1周年記念
登記上の話だが、10月17日で会社設立1周年となる。
「登記上の話」とあえて書いたのは、会社設立のずいぶん前からこのプロジェクトは動き出していたし、商業裁判所から登記完了の連絡を受けたのは実際の登記日から1ヶ月ほど経ってからだったからだ。
とは言っても、一応紙の上では10月17日が会社の誕生日となるわけだ。
めでたい。
おめでとう、会社。
ブランド名はçanoma(サノマ)だが、会社名はSaji Parfumである。元々はSajiをブランド名にしようと考えていたのだが、日本での商標登録に問題があり断念した経緯がある。ただ、会社名にSajiは残っている。
Sajiには、様々なメタファーを込めた。
まずは、中勘助の小説『銀の匙』。抽斗の奥から見つけた銀の匙が、幼少期の思い出へとつながっていくというのが、プルーストのマドレーヌのようで素敵だと思った。

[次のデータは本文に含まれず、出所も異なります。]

@@ -216,10 +217,32 @@
   static_assert((224 * 1024) / kBytes >= 2, "two stages of the wgmma weight-gradient kernel fit shared memory");
 };
 
+struct WmItem { int co0, ci0, g, c_beg, nchunks; long long dw_off; };
+template <int BN>
+__device__ __forceinline__ WmItem wm_item(const WgParams& p, int item) {
+  const int tiles = p.tiles_co * p.tiles_ci;
+  const int tile = item % tiles, g = (item / tiles) % p.ngroups, split = item / (tiles * p.ngroups);
+  WmItem w;
+  w.co0 = (tile % p.tiles_co) * BN; w.ci0 = (tile / p.tiles_co) * p.ci_tile; w.g = g;
+  int c_end;
+  if (p.per_batch) {
+    const int n = split / p.splits_per_img, sp = split % p.splits_per_img;
+    w.c_beg = n * p.chunks_per_img + sp * p.chunks_per_split;
+    c_end = min(w.c_beg + p.chunks_per_split, (n + 1) * p.chunks_per_img);
+    w.dw_off = n * p.dw_batch_stride;
+  } else {
+    w.c_beg = split * p.chunks_per_split;
+    c_end = min(w.c_beg + p.chunks_per_split, p.total_chunks);
+    w.dw_off = 0;
+  }
+  w.nchunks = c_end > w.c_beg && item != p.skip_item ? c_end - w.c_beg : 0;
+  return w;
+}
+
 template <int BN, int NTW, int CW, bool HALO>
 __device__ __forceinline__ void wm_consume(const WgParams& p, const uint8_t* smem, int stages, int stage_bytes,
-                                           uint64_t* afull, uint64_t* aempty, uint64_t* bfull, uint64_t* bempty, int nchunks, int g,
-                                           int tbeg, int co0, int ci0) {
+                                           uint64_t* afull, uint64_t* aempty, uint64_t* bfull, uint64_t* bempty, uint32_t it0,
+                                           int nchunks, int g, int tbeg, int co0, int ci0, long long dw_off) {
   using G = WmGeom<CW, HALO>;
   using T = WmTiles<BN>;
   const int lane = threadIdx.x & 31, w = (threadIdx.x & 127) >> 5, gq = lane >> 2, tq = lane & 3;
@@ -235,6 +258,10 @@
     }
   }
   float acc[NTW][BN / 2];
+#pragma unroll
+  for (int t = 0; t < NTW; ++t)
+#pragma unroll
+    for (int j = 0; j < BN / 2; ++j) acc[t][j] = 0.f;
   uint32_t fr[2][NTW][4];
   auto load_frags = [&](uint32_t (&f)[NTW][4], const uint8_t* xs, int ks) {
     const int kofs = (((ks * 8) / CW) * G::RL + (ks * 8) % CW) * 128;
@@ -245,10 +272,13 @@
         f[t][e] = __float_as_uint(cd_round_tf32(*reinterpret_cast<const float*>(xs + (off[t][e >> 1] ^ ((e & 1) * 32)) + kofs)));
   };
   if (nchunks == 0) return;
-  mbar_wait(&afull[0], 0);
-  load_frags(fr[0], smem + T::kRawBytes + T::kBBytes, 0);
+  {
+    const uint32_t s0 = it0 % stages;
+    mbar_wait(&afull[s0], (it0 / stages) & 1u);
+    load_frags(fr[0], smem + s0 * stage_bytes + T::kRawBytes + T::kBBytes, 0);
+  }
   for (int it = 0; it < nchunks; ++it) {
-    const uint32_t s = it % stages, ph = (it / stages) & 1u;
+    const uint32_t s = (it0 + it) % stages, ph = ((it0 + it) / stages) & 1u;
     mbar_wait(&bfull[s], ph);
     const uint8_t* xs = smem + s * stage_bytes + T::kRawBytes + T::kBBytes;
     const uint32_t bs = smem_u32(smem + s * stage_bytes + T::kRawBytes);
@@ -259,20 +289,22 @@
 #pragma unroll
       for (int t = 0; t < NTW; ++t) wgmma_tf32_rs<BN>(acc[t], fr[ks & 1][t], db, (it | ks) != 0 ? 1u : 0u);
       wgmma_commit();
+      wgmma_wait<1>();
       if (ks + 1 < kWmKR / 8) {
         load_frags(fr[(ks + 1) & 1], xs, ks + 1);
-      } else if (it + 1 < nchunks) {
-        const uint32_t s1 = (it + 1) % stages, ph1 = ((it + 1) / stages) & 1u;
-        mbar_wait(&afull[s1], ph1);
-        load_frags(fr[0], smem + s1 * stage_bytes + T::kRawBytes + T::kBBytes, 0);
-      }
-      wgmma_wait<0>();
+      } else {
+        if (it + 1 < nchunks) {
+          const uint32_t s1 = (it0 + it + 1) % stages, ph1 = ((it0 + it + 1) / stages) & 1u;
+          mbar_wait(&afull[s1], ph1);
+          load_frags(fr[0], smem + s1 * stage_bytes + T::kRawBytes + T::kBBytes, 0);
+        }
+        wgmma_wait<0>();
+      }
     }
     __syncwarp();
     if (lane == 0) { mbar_arrive(&aempty[s]); mbar_arrive(&bempty[s]); }
   }
   asm volatile("" ::: "memory");
-  const long long dw_off = p.per_batch ? (blockIdx.y / p.splits_per_img) * p.dw_batch_stride : 0;
 #pragma unroll
   for (int t = 0; t < NTW; ++t) {
     const int tap = p.wm_tap[g][tbeg + t][w >> 1];
@@ -307,61 +339,54 @@
   uint64_t* bfull = bars + 4 * stages;
   uint64_t* bempty = bars + 5 * stages;
   const int warp = threadIdx.x >> 5, lane = threadIdx.x & 31, wg = threadIdx.x >> 7;
-  const int g = blockIdx.z, nt = p.ntaps[g];
-  const int ncons = nt > 1 ? 2 : 1;
   if (threadIdx.x == 0) {
     for (int i = 0; i < stages; ++i) {
-      mbar_init(&afull[i], 1); mbar_init(&aempty[i], 4 * ncons);
+      mbar_init(&afull[i], 1); mbar_init(&aempty[i], 8);
       mbar_init(&rfull[i], 1); mbar_init(&rempty[i], 4);
-      mbar_init(&bfull[i], 4); mbar_init(&bempty[i], 4 * ncons);
+      mbar_init(&bfull[i], 4); mbar_init(&bempty[i], 8);
     }
     asm volatile("fence.mbarrier_init.release.cluster;" ::: "memory");
   }
   __syncthreads();
-
-  const int tile = blockIdx.x;
-  const int co0 = (tile % p.tiles_co) * BN, ci0 = (tile / p.tiles_co) * p.ci_tile;
-  int c_beg = blockIdx.y * p.chunks_per_split;
-  int c_end = c_beg + p.chunks_per_split; if (c_end > p.total_chunks) c_end = p.total_chunks;
-  if (p.per_batch) {
-    const int n = blockIdx.y / p.splits_per_img, sp = blockIdx.y % p.splits_per_img;
-    c_beg = n * p.chunks_per_img + sp * p.chunks_per_split;
-    c_end = c_beg + p.chunks_per_split;
-    if (c_end > (n + 1) * p.chunks_per_img) c_end = (n + 1) * p.chunks_per_img;
-  }
-  const int nchunks = c_end > c_beg ? c_end - c_beg : 0;
+  const int nitems = p.tiles_co * p.tiles_ci * p.ngroups * p.splits;
 
   if (wg == 0) {
     asm volatile("setmaxnreg.dec.sync.aligned.u32 %0;" :: "n"(kWmRegsLow));
     if (warp != 0) return;
-    for (int it = 0; it < nchunks; ++it) {
-      const int ch = c_beg + it;
-      const int gx0 = (ch % p.chunks_x) * CW, gy0 = ((ch / p.chunks_x) % p.chunks_y) * G::R, n = ch / (p.chunks_x * p.chunks_y);
-      const uint32_t s = it % stages, ph = (it / stages) & 1u;
-      const uint32_t sx = smem_u32(smem + s * kStage);
-      mbar_wait(&rempty[s], ph ^ 1u);
-      if (elect_one()) {
-        mbar_expect_tx(&rfull[s], T::kRawBytes);
-#pragma unroll
-        for (int b = 0; b < BN / 32; ++b)
-          tma_load_4d(sx + b * T::kRawBox, &mapDY, &rfull[s], co0 + 32 * b, gx0, gy0, n);
-      }
-      __syncwarp();
-      mbar_wait(&aempty[s], ph ^ 1u);
-      if (elect_one()) {
-        const int nb = p.wm_nbox[g], h = HALO ? 1 : 0;
-        mbar_expect_tx(&afull[s], nb * G::kXBox);
-        for (int b = 0; b < nb; ++b)
-          tma_load_4d(sx + T::kRawBytes + T::kBBytes + b * G::kXBox, &mapX, &afull[s], ci0 + 32 * b, gx0 - h, gy0 - h, n);
-      }
-      __syncwarp();
+    uint32_t it = 0;
+    for (int item = blockIdx.x; item < nitems; item += gridDim.x) {
+      const WmItem w = wm_item<BN>(p, item);
+      for (int c = 0; c < w.nchunks; ++c, ++it) {
+        const int ch = w.c_beg + c;
+        const int gx0 = (ch % p.chunks_x) * CW, gy0 = ((ch / p.chunks_x) % p.chunks_y) * G::R, n = ch / (p.chunks_x * p.chunks_y);
+        const uint32_t s = it % stages, ph = (it / stages) & 1u;
+        const uint32_t sx = smem_u32(smem + s * kStage);
+        mbar_wait(&rempty[s], ph ^ 1u);
+        if (elect_one()) {
+          mbar_expect_tx(&rfull[s], T::kRawBytes);
+#pragma unroll
+          for (int b = 0; b < BN / 32; ++b)
+            tma_load_4d(sx + b * T::kRawBox, &mapDY, &rfull[s], w.co0 + 32 * b, gx0, gy0, n);
+        }
+        __syncwarp();
+        mbar_wait(&aempty[s], ph ^ 1u);
+        if (elect_one()) {
+          const int nb = p.wm_nbox[w.g], h = HALO ? 1 : 0;
+          mbar_expect_tx(&afull[s], nb * G::kXBox);
+          for (int b = 0; b < nb; ++b)
+            tma_load_4d(sx + T::kRawBytes + T::kBBytes + b * G::kXBox, &mapX, &afull[s], w.ci0 + 32 * b, gx0 - h, gy0 - h, n);
+        }
+        __syncwarp();
+      }
     }
     return;
   }
   if (wg == 1) {
     asm volatile("setmaxnreg.dec.sync.aligned.u32 %0;" :: "n"(kWmRegsLow));
     const int w4 = warp & 3;
-    for (int it = 0; it < nchunks; ++it) {
+    uint32_t nchunks = 0;
+    for (int item = blockIdx.x; item < nitems; item += gridDim.x) nchunks += wm_item<BN>(p, item).nchunks;
+    for (uint32_t it = 0; it < nchunks; ++it) {
       const uint32_t s = it % stages, ph = (it / stages) & 1u;
       mbar_wait(&rfull[s], ph);
       mbar_wait(&bempty[s], ph ^ 1u);
@@ -386,22 +411,34 @@
     }
     return;
   }
-  const int half = (nt + 1) / 2;
-  const int tbeg = (wg - 2) * half;
-  const int ntw = wg == 2 ? half : nt - half;
-  if (ntw <= 0) return;
   asm volatile("setmaxnreg.inc.sync.aligned.u32 %0;" :: "n"(kWmRegsHigh));
-#define WM_CONSUME(n) wm_consume<BN, n, CW, HALO>(p, smem, stages, kStage, afull, aempty, bfull, bempty, nchunks, g, tbeg, co0, ci0)
-  if constexpr (NT == 4 && HALO) {
-    if (ntw == 4) WM_CONSUME(4);
-    else if (ntw == 3) WM_CONSUME(3);
-    else if (ntw == 2) WM_CONSUME(2);
-    else WM_CONSUME(1);
-  } else {
-    if (ntw == 2) WM_CONSUME(2);
-    else WM_CONSUME(1);
-  }
+  uint32_t it0 = 0;
+  for (int item = blockIdx.x; item < nitems; item += gridDim.x) {
+    const WmItem w = wm_item<BN>(p, item);
+    const int nt = p.ntaps[w.g], half = (nt + 1) / 2;
+    const int tbeg = (wg - 2) * half;
+    const int ntw = wg == 2 ? half : nt - half;
+#define WM_CONSUME(n) wm_consume<BN, n, CW, HALO>(p, smem, stages, kStage, afull, aempty, bfull, bempty, it0, w.nchunks, w.g, tbeg, \
+                                                  w.co0, w.ci0, w.dw_off)
+    if (ntw <= 0) {
+      for (int it = 0; it < w.nchunks; ++it) {
+        const uint32_t s = (it0 + it) % stages, ph = ((it0 + it) / stages) & 1u;
+        mbar_wait(&afull[s], ph);
+        mbar_wait(&bfull[s], ph);
+        __syncwarp();
+        if (lane == 0) { mbar_arrive(&aempty[s]); mbar_arrive(&bempty[s]); }
+      }
+    } else if constexpr (NT == 3 && HALO) {
+      if (ntw == 3) WM_CONSUME(3);
+      else if (ntw == 2) WM_CONSUME(2);
+      else WM_CONSUME(1);
+    } else {
+      if (ntw == 2) WM_CONSUME(2);
+      else WM_CONSUME(1);
+    }
 #undef WM_CONSUME
+    it0 += w.nchunks;
+  }
 }
 
 int g_wg_mode = 1;
@@ -427,8 +464,13 @@
 extern "C" int cd_wgrad_tc_set_bias_fusion(int enable) { g_wg_bias_fusion = enable; return 0; }
 
 static int g_split_policy = 3;
-static int g_split_over_clk = 12000;
-extern "C" int cd_wgrad_tc_set_split(int policy, int over_clk) { g_split_policy = policy; if (over_clk > 0) g_split_over_clk = over_clk; return 0; }
+constexpr int kItemClk = 12000;
+static int g_split_over_clk = kItemClk;
+extern "C" int cd_wgrad_tc_set_split(int policy, int over_clk) {
+  g_split_policy = policy;
+  g_split_over_clk = over_clk > 0 ? over_clk : kItemClk;
+  return 0;
+}
 
 static int choose_splits(int tg, int total_chunks, int max_splits, double chunk_clk) {
   const int sms = cd_num_sms();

次に、こちらもスプーンという意味合いで、パウロ・コエーリョの『アルケミスト』に出てくるワンシーン。引用したいのだが、手元に本がないので、簡単に要約する(最後の部分だけ引用)。
幸福になる秘密を見つける旅の途中、ある宮殿にたどり着いた。そこには幸福になる秘密を知っている賢者がいるとのこと。
旅人が賢者に謁見した際、賢者は「今忙しいので、2時間ほど宮殿の中を回ってまた戻ってきてほしい。ただし、宮殿の中を歩いている間は、これをこぼさないように」と言って、油の入ったスプーンを渡した。
旅人が油の入ったスプーンに注意しながら、2時間後に賢者の前に戻ってくると、賢者は「この素晴らしい宮殿は見たか?」と旅人に尋ねた。当然スプーンに集中していた旅人にそんな余裕はなく、そのことを伝えると、賢者は「それではもう一度見て回って、2時間後にまた戻ってきてほしい」と伝えた。
今度は旅人は、この素晴らしい宮殿を堪能するが、2時間後に戻ってくると、賢者は彼に「スプーンの中の油はどうした?」と尋ねる。もちろん、油は全てこぼれている。
そこで賢者は旅人に言う。
「では、たった一つだけ教えてあげよう」とその世界で一番賢い男は言った。「幸福の秘密とは、世界のすべてのすばらしさを味わい、しかもスプーンの油のことを忘れないことだよ」
この寓話をどのように解釈するかは人それぞれだろうが、私にはシンプルに、「やりたいこと」と「やるべきこと」の関係性のように感じた。要するに、「どっちも大事」ということ。私は私自身の仕事に限っていうと、そのようにあるべきだと感じている。
さらに、Sajiは「些事」とも読める。些細なことにもきちんと目を向けていきたいという気持ちもそこには込められている。
Sajiに込めた思いはçanomaにも引き継がれている。様々なメタファーのファセットを持ちながらも、1つのブランドとしてアコードを構成しているところは、çanomaの香水のようだ。
これからも、Saji Parfumとçanomaをどうぞよろしくお願いいたします。